As many of you (friends and family) know, at MeYou Health we are working on a social health product called Daily Challenge. We are taking some of the latest thinking in game design, social network science, and behavior change and blending it all together in pursuit of measurable improvements in people's well-being.
What is well-being? It is all the aspects that make up who we are. It is a mix of our choices in the past, the choices we can make now, and how both of these affect the choices we could make or might have to make in the future. I have come to learn that improving well-being is a partnership between what we can design in the product and what the human being who uses Daily Challenge brings to the table. Our mission at Daily Challenge is to engage. The mission of our participants is to improve. From these two things together, product and person, emerges an individual outcome for each unique individual.
Designing for this to happen turns out to be incredibly hard.

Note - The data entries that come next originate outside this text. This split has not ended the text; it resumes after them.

extern "C" int ea_dwconv_glu_bwd(int B, int T, int C, int K, const float* x, const float* w, const float* dy,
                                 const void* g2, void* dg2, float* dw, float* dbias, int accumulate_params,
                                 float* workspace, long ws_elems, void* stream) {
  EA_ENTRY();
  EA_CHECK_ARG((K == 3 || K == 5 || K == 7 || K == 15 || K == 31) && g2 && dg2 && dw && dbias);
  EA_CHECK_ARG(x != nullptr || (C % 4 == 0 && ((uintptr_t)g2 % 8) == 0));
  const int nblkr = B * ea_cdiv(T, 4 * DW_R);
  dim3 gridr(nblkr, ea_cdiv(C, DW_CT));
  const long rowlen = (long)C * (K + 1);
  EA_CHECK_ARG((long)nblkr * rowlen <= ws_elems);
  hipStream_t st = (hipStream_t)stream;
  const bool adj = dbias == dw + (long)C * K;
  switch (K) {
#define EA_DWB(KK)                                                                                              \
  case KK:                                                                                                      \
    if (x)                                                                                                      \
      hipLaunchKernelGGL((dwconv_bwd_k_kernel<KK, DW_R, false, true>), gridr, dim3(256), 0, st, B, T, C, x, w, dy,   \
                         (float*)nullptr, workspace, (const bf16*)g2, (bf16*)dg2);                                    \
    else                                                                                                        \
      hipLaunchKernelGGL((dwconv_bwd_k_kernel<KK, DW_R, false, true, true>), gridr, dim3(256), 0, st, B, T, C,      \
                         (const float*)nullptr, w, dy, (float*)nullptr, workspace, (const bf16*)g2, (bf16*)dg2);      \
    break;
    EA_DWB(3) EA_DWB(5) EA_DWB(7) EA_DWB(15) EA_DWB(31)
#undef EA_DWB
  }
  EA_LAUNCH_CHECK();
  if (adj) return ea_reduce_partials_tr(nblkr, (int)rowlen, workspace, rowlen, dw, accumulate_params, C, K, stream);
  int rc = ea_reduce_partials_tr(nblkr, C * K, workspace, rowlen, dw, accumulate_params, C, K, stream);
  if (rc) return rc;
  return ea_reduce_partials(nblkr, C, workspace + (long)C * K, rowlen, dbias, accumulate_params, stream);
}


extern "C" int ea_add_pos_bias(long N, int H, int dk, const void* q, long ldq, const float* u, const float* v,
                               void* qu, void* qv, int dtype, void* stream) {
  EA_ENTRY();
  const long n = N * H * dk;
  if (dtype == EA_BF16)
    hipLaunchKernelGGL(add_pos_bias_kernel<bf16>, EA_GRID(n), N, H, dk, (const bf16*)q, ldq, u, v, (bf16*)qu, (bf16*)qv);
  else
    hipLaunchKernelGGL(add_pos_bias_kernel<float>, EA_GRID(n), N, H, dk, (const float*)q, ldq, u, v, (float*)qu, (float*)qv);
  EA_LAUNCH_CHECK();
  return 0;
}

extern "C" int ea_embed_fwd(long rows, int d, int L, const long long* tok, const float* E, float xscale,
                            const float* pe, float p, unsigned long long seed, float* y, void* stream) {
  EA_ENTRY();
  const long n = rows * d;
  hipLaunchKernelGGL(embed_fwd_kernel, EA_GRID(n), rows, d, L, tok, E, xscale, pe, p, (uint64_t)seed, ea_g_rng_salt, y);
  EA_LAUNCH_CHECK();
  return 0;
}

extern "C" int ea_add_pe_dropout(long rows, int d, int L, const float* pe, float p, unsigned long long seed,
                                 float* y, void* stream) {
  EA_ENTRY();
  EA_CHECK_ARG(rows >= 0 && d > 0 && L > 0);
  const long n = rows * d;
  if (n == 0) return 0;
  hipLaunchKernelGGL(add_pe_dropout_kernel, EA_GRID(n), n, d, L, pe, p, (uint64_t)seed, ea_g_rng_salt, y);
  EA_LAUNCH_CHECK();
  return 0;
}

extern "C" int ea_embed_bwd(long rows, int d, const long long* tok, const float* dy, float xscale, float p,
                            unsigned long long seed, float* dE, void* stream) {
  EA_ENTRY();
  EA_CHECK_ARG(rows >= 0 && rows <= EMBED_BWD_MAXROWS);
  if (rows == 0) return 0;
  hipLaunchKernelGGL(embed_bwd_kernel, dim3((unsigned)rows), dim3(256), 0, (hipStream_t)stream, (int)rows, d, tok,
                     dy, xscale, p, (uint64_t)seed, ea_g_rng_salt, dE);
  EA_LAUNCH_CHECK();
  return 0;
}

extern "C" int ea_argmax_rows(long rows, int V, const float* x, long ld, long long* out, void* stream) {
  EA_ENTRY();
  hipLaunchKernelGGL(argmax_rows_kernel, dim3(ea_cdiv(rows, 4)), dim3(256), 0, (hipStream_t)stream, rows, V, x, ld, out);
  EA_LAUNCH_CHECK();
  return 0;
}

static PhaseGeo phase_geo(int B, int T1, int F1, int C) {
  PhaseGeo g;
  g.T1 = T1; g.F1 = F1;
  g.nI0 = (T1 + 1) / 2; g.nI1 = T1 / 2; g.nJ0 = (F1 + 1) / 2; g.nJ1 = F1 / 2;
  g.plane[0] = 0;
  g.plane[1] = (long)B * g.nI0 * g.nJ0;
  g.plane[2] = g.plane[1] + (long)B * g.nI0 * g.nJ1;
  g.plane[3] = g.plane[2] + (long)B * g.nI1 * g.nJ0;
  return g;
}

extern "C" int ea_conv1_fwd2(int B, int T, int F, int C, const float* x, const float* w, const float* bias,
                             void* x1p, int dtype, unsigned char* pos, void* stream) {
  EA_ENTRY();
  EA_CHECK_ARG(C % 8 == 0 && 256 % (C / 8) == 0 && T >= 3 && F >= 3);
  const int T1 = (T - 3) / 2 + 1, F1 = (F - 3) / 2 + 1;
  const PhaseGeo g = phase_geo(B, T1, F1, C);
  const long npix = (long)B * T1 * F1;
  if ((C == 512 || C == 1024 || C == 2048) && (long)B * T1 < (1L << 31)) {
    static int resident = 0;
    if (!resident) {
      int per_cu = 0, dev = 0, ncu = 0;
      (void)hipGetDevice(&dev);
      (void)hipDeviceGetAttribute(&ncu, hipDeviceAttributeMultiprocessorCount, dev);
      (void)hipOccupancyMaxActiveBlocksPerMultiprocessor(&per_cu, conv1_fwd_rows_kernel<bf16, true>, 256, 0);
      resident = std::max(1, per_cu) * std::max(1, ncu);
    }
    dim3 grid((unsigned)std::min<long>((long)B * T1, resident));
    if (dtype == EA_BF16)
      hipLaunchKernelGGL((conv1_fwd_rows_kernel<bf16, true>), grid, dim3(256), 0, (hipStream_t)stream, B, T, F, g, C,
                         x, w, bias, (bf16*)x1p, pos);
    else
      hipLaunchKernelGGL((conv1_fwd_rows_kernel<float, false>), grid, dim3(256), 0, (hipStream_t)stream, B, T, F, g, C, x, w,
                         bias, (float*)x1p, pos);
    EA_LAUNCH_CHECK();
    return 0;
  }
  const int ppb = 256 / (C / 8);
  dim3 grid(ea_grid_cap(ea_cdiv(npix, ppb), 4096));
  if (dtype == EA_BF16)
    hipLaunchKernelGGL(conv1_fwd_kernel<bf16>, grid, dim3(256), 0, (hipStream_t)stream, B, T, F, g, C, x, w, bias,
                       (bf16*)x1p, pos);
  else
    hipLaunchKernelGGL(conv1_fwd_kernel<float>, grid, dim3(256), 0, (hipStream_t)stream, B, T, F, g, C, x, w, bias,
                       (float*)x1p, pos);
  EA_LAUNCH_CHECK();
  return 0;
}

extern "C" int ea_conv1_fwd(int B, int T, int F, int C, const float* x, const float* w, const float* bias,
                            void* x1p, int dtype, void* stream) {
  return ea_conv1_fwd2(B, T, F, C, x, w, bias, x1p, dtype, nullptr, stream);
}

extern "C" int ea_conv1_wgrad(int B, int T, int F, int C, const float* x, const void* dh, int dtype, float* dw,
                              float* dbias, float* workspace, long ws_elems, void* stream) {
  EA_ENTRY();
  EA_CHECK_ARG(C % 8 == 0 && 256 % (C / 8) == 0 && T >= 3 && F >= 3);
  const int T1 = (T - 3) / 2 + 1, F1 = (F - 3) / 2 + 1;
  const PhaseGeo g = phase_geo(B, T1, F1, C);
  const long npix = (long)B * T1 * F1;
  const int ppb = 256 / (C / 8);
  int nb = ea_grid_cap(ea_cdiv(npix, ppb * 16), 1024);
  if ((long)nb > ws_elems / (10L * C)) nb = (int)(ws_elems / (10L * C));
  EA_CHECK_ARG(nb >= 1);
  hipStream_t st = (hipStream_t)stream;
  if (dtype == EA_BF16)
    hipLaunchKernelGGL(conv1_wgrad_kernel<bf16>, dim3(nb), dim3(256), 0, st, B, T, F, g, C, x, (const bf16*)dh, workspace);
  else
    hipLaunchKernelGGL(conv1_wgrad_kernel<float>, dim3(nb), dim3(256), 0, st, B, T, F, g, C, x, (const float*)dh,
                       workspace);
  EA_LAUNCH_CHECK();
  int rc = ea_reduce_partials_tr(nb, 9 * C, workspace, 10L * C, dw, 1, C, 9, stream);
  if (rc) return rc;
  return ea_reduce_partials(nb, C, workspace + 9L * C, 10L * C, dbias, 1, stream);
}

But that is why I love my job.
The biggest challenge recently has been balancing the use of social features in the product that allow people to create support networks and the temptation to expand these into features that comprise an entire social network product.
The goal of Daily Challenge has always been to build a network that can support you in the improvement of your well-being. From the research that we did which informs the product, this circle of influence is rather small. Anywhere from 3-12 people. Daily Challenge was never conceived nor optimized to connect you to hundreds of people like Facebook does. It has always been about taking these larger networks like Facebook, and using that as a starting point, asking you to identify the true influencers and supporters in your life.
But, the moment you put friending in your product. The moment you put messaging, and commenting and interacting, some amount of "social networking" is assumed. The participants of your product are going to do what they do. They are going to take your expectations in directions outside your control. And that is ok. The problem is, if the actions they do, like friending hundreds of people, is not going to move the needle on the health outcomes you are looking for, it becomes impossible to justify supporting that, no matter how vocal they become. To pivot the product to a true social network to satisfy the needs of a few who arrived for that reason would mean abandoning those that are actually using it to find a framework for support and encouragement at a more intimate scale.
So I find myself wondering, if you add social features to your product, will you always end up building a social network? When I started Daily Challenge, it was never the plan to build a separate social network from Facebook. But it seems that you are naturally pulled in that direction the moment you start asking people to connect.
We use Get Satisfaction for our support, and that product has social features. Do some hard core users of that product consider it their social network?
If you put friending in your product, is the creation of a social network inevitable? Is this some law of the universe?